Your assignment: In the data that follows, every line containing the word "empty" should be returned.
--- START ---
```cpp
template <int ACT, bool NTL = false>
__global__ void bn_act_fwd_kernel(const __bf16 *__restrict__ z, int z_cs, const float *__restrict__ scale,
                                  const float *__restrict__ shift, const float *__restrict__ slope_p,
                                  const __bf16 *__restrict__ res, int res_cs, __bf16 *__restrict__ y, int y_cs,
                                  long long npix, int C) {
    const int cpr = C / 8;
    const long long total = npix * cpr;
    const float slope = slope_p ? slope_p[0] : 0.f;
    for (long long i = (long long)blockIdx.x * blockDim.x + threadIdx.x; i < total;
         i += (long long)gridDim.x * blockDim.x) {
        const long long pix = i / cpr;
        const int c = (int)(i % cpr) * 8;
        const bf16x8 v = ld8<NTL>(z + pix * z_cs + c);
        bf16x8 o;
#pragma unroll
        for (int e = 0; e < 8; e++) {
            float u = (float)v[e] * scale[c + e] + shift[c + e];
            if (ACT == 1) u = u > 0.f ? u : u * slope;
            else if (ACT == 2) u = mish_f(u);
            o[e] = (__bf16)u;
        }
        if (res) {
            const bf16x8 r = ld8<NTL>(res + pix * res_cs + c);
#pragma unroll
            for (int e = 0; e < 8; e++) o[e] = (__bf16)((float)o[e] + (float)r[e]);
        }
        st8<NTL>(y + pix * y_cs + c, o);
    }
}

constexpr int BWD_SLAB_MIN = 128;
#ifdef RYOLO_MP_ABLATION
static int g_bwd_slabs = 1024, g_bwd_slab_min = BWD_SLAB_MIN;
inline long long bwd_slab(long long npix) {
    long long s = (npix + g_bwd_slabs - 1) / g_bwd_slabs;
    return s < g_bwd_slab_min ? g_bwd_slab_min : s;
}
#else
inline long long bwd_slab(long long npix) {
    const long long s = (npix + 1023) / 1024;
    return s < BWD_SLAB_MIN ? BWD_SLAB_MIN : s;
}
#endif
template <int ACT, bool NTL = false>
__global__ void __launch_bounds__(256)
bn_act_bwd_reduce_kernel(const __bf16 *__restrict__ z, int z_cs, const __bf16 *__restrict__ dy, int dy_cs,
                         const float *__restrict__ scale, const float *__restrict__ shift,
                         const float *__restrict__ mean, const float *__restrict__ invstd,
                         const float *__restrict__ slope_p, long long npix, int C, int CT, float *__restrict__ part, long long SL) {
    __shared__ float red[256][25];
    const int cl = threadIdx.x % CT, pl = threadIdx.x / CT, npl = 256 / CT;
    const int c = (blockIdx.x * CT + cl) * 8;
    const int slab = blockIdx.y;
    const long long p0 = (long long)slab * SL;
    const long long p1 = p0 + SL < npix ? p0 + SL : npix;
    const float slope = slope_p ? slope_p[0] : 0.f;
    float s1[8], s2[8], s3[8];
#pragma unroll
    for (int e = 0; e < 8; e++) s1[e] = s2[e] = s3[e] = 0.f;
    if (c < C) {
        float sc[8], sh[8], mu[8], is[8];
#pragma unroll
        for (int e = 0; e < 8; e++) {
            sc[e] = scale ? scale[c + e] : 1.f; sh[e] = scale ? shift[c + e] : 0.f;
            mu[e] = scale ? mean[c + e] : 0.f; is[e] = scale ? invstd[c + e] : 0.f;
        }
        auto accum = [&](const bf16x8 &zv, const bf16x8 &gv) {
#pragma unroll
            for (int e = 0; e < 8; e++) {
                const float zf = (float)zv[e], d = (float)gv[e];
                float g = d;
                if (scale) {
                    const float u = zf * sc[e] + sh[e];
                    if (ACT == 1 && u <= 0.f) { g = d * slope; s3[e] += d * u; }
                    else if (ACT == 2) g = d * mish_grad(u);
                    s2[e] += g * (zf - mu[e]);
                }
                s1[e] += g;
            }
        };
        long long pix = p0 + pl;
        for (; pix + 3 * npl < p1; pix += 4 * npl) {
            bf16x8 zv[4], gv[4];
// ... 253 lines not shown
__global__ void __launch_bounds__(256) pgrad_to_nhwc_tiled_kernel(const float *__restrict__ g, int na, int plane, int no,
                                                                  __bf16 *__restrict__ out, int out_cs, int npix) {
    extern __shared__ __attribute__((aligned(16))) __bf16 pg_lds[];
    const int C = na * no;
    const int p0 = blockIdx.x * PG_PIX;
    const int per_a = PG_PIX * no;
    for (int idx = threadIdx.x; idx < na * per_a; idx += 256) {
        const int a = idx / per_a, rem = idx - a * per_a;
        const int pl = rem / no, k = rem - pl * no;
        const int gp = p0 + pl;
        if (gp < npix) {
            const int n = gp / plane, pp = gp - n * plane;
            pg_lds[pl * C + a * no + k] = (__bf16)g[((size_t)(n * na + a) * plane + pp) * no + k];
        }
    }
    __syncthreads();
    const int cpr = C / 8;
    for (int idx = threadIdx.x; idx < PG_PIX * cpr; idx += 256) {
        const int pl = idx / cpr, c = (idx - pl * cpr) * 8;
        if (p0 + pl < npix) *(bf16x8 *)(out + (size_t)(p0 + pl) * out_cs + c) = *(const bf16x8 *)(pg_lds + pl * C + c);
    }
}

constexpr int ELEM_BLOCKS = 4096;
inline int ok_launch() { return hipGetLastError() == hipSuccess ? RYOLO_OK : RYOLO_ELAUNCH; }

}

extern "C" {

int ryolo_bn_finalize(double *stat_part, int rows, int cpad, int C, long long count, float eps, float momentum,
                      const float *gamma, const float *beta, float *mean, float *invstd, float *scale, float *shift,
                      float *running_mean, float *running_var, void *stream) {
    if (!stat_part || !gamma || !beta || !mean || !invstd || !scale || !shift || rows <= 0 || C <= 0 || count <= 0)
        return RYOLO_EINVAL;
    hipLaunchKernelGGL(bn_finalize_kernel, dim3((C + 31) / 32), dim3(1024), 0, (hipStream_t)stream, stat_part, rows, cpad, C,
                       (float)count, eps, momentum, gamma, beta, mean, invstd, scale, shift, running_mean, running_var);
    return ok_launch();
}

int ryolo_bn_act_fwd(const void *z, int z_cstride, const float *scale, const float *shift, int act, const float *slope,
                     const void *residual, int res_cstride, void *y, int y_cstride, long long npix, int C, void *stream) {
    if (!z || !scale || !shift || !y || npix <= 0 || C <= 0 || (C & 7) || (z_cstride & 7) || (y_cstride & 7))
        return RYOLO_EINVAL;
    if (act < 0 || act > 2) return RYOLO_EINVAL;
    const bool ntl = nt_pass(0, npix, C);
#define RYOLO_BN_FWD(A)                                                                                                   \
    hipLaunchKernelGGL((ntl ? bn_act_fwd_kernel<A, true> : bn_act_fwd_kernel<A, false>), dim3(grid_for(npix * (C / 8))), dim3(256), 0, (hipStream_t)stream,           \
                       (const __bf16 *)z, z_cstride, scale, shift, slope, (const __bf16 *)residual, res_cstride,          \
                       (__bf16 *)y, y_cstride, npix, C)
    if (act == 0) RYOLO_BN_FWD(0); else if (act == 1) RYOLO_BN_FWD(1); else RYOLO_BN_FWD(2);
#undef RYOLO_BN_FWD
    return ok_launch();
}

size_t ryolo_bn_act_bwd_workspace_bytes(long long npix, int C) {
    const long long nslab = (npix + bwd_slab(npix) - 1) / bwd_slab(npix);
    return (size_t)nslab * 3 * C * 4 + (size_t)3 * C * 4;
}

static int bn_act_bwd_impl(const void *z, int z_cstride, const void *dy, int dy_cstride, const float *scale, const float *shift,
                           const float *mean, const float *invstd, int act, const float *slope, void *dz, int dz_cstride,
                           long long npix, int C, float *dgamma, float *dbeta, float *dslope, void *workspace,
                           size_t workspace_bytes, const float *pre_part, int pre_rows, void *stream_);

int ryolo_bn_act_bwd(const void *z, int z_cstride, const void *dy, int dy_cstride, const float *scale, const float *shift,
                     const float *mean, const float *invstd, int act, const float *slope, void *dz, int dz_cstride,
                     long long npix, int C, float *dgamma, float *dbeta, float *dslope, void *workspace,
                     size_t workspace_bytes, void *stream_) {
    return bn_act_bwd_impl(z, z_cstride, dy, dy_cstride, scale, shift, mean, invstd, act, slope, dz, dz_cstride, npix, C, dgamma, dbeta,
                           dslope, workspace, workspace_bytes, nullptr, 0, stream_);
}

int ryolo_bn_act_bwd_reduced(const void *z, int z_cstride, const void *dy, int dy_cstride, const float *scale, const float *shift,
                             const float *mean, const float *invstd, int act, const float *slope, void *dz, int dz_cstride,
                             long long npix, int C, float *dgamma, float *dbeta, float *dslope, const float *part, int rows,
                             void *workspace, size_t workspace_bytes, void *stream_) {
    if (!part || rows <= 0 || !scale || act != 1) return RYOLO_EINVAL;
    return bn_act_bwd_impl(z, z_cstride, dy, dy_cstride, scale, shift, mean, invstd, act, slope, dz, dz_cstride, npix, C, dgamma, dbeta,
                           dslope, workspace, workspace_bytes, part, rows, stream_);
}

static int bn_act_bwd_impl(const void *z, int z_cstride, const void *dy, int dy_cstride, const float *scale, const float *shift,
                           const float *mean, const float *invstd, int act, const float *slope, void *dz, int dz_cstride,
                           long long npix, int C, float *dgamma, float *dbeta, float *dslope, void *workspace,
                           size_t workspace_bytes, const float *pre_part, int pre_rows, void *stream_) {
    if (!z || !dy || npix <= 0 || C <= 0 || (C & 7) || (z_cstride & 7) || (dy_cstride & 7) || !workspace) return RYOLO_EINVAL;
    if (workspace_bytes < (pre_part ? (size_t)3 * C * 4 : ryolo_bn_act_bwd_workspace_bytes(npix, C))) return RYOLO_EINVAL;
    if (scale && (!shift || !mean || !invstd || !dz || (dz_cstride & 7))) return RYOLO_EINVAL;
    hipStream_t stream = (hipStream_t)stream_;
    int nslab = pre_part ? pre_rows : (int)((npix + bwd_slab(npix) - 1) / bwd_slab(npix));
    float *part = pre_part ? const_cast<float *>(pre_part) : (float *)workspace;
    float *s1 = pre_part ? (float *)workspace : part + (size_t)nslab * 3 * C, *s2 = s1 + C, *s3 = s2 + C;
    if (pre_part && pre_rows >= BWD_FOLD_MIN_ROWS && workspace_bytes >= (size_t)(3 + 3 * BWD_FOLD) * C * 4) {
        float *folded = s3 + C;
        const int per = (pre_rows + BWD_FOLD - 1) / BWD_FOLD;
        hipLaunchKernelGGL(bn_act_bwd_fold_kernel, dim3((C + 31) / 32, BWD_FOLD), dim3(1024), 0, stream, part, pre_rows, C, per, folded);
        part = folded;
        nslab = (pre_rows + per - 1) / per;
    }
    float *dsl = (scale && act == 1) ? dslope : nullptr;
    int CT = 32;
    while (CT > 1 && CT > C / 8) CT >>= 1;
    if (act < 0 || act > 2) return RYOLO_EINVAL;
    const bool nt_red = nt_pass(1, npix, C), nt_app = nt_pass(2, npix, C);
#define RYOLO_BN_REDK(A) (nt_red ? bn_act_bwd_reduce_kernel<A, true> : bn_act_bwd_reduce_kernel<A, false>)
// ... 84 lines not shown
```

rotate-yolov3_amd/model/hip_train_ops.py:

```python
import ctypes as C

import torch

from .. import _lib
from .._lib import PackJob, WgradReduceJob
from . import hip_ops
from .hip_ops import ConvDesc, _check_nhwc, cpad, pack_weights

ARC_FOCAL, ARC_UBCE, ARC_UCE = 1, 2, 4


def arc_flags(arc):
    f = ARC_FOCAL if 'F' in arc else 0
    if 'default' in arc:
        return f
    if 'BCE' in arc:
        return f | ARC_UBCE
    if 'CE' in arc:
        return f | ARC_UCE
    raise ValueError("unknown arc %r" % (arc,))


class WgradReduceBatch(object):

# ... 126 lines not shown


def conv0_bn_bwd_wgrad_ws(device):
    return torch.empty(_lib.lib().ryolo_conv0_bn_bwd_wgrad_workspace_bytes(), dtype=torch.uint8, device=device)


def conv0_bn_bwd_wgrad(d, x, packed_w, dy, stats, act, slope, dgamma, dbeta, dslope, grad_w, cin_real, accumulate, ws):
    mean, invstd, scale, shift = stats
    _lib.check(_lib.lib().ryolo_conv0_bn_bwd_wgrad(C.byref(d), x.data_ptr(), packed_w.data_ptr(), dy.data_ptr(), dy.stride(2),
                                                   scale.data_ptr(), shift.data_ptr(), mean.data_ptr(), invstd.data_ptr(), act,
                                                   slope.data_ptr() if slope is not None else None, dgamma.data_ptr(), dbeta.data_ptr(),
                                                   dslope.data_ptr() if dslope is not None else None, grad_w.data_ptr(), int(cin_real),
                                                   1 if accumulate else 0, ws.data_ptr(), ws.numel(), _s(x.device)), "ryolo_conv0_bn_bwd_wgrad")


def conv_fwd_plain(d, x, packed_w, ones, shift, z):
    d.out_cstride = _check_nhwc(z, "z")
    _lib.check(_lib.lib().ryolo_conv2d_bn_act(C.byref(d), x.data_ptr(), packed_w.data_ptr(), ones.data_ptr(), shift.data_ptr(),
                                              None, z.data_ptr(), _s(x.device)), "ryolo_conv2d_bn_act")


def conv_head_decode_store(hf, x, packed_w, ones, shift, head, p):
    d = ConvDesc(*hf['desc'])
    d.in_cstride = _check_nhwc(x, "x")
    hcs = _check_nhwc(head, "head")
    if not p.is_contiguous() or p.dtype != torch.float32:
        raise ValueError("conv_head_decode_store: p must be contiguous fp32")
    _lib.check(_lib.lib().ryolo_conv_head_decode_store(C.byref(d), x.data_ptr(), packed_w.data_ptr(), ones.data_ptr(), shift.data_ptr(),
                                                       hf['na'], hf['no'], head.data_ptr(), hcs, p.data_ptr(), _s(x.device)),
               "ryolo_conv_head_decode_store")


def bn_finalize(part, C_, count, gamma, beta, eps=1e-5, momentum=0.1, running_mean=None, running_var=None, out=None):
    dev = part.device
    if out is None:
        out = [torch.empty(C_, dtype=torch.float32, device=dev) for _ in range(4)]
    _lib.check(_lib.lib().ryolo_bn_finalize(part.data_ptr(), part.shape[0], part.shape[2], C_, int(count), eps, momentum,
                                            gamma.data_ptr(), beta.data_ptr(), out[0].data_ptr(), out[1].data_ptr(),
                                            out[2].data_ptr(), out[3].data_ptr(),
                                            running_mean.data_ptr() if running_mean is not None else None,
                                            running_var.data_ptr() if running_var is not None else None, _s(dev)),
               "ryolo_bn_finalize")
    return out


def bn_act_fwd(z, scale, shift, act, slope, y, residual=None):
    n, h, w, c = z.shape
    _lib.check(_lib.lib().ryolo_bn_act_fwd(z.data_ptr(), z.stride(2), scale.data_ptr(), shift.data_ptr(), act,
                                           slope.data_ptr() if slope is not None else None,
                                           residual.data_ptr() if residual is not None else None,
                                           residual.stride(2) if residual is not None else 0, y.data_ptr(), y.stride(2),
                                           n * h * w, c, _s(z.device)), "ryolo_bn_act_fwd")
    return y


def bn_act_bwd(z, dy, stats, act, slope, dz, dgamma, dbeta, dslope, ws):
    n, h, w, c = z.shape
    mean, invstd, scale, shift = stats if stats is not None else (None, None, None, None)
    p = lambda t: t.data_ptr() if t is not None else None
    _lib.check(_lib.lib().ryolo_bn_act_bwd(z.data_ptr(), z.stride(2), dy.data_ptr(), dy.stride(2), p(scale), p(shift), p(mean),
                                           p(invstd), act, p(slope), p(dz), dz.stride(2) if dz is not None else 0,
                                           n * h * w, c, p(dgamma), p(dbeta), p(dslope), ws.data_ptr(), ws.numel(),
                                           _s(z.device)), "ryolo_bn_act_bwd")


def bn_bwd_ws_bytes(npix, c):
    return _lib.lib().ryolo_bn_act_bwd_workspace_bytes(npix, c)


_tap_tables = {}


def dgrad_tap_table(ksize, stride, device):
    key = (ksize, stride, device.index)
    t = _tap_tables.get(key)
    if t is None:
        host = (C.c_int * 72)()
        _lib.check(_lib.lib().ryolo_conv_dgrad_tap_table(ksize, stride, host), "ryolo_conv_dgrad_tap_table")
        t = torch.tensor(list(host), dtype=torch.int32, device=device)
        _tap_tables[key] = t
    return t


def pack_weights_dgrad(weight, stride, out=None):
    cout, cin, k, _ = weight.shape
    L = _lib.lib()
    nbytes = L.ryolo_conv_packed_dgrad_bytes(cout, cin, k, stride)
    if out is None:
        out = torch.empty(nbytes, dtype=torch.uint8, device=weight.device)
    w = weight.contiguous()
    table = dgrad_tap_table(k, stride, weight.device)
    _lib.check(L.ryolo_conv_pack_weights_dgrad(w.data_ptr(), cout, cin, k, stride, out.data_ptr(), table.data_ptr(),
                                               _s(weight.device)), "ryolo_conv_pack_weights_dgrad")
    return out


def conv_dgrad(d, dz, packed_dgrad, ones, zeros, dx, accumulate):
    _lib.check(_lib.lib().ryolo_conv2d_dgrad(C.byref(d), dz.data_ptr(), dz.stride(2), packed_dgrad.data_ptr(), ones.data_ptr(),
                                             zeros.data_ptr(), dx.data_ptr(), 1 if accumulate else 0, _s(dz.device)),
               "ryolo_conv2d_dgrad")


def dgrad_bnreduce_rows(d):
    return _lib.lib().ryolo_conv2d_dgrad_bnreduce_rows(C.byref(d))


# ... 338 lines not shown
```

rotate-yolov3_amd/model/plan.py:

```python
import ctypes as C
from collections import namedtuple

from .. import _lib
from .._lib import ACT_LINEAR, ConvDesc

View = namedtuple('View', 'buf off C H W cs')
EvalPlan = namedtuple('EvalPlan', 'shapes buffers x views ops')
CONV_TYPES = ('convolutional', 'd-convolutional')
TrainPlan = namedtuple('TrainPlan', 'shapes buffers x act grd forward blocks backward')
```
--- END ---
Answer space:
    return torch.empty(_lib.lib().ryolo_conv0_bn_bwd_wgrad_workspace_bytes(), dtype=torch.uint8, device=device)
        out = [torch.empty(C_, dtype=torch.float32, device=dev) for _ in range(4)]
        out = torch.empty(nbytes, dtype=torch.uint8, device=weight.device)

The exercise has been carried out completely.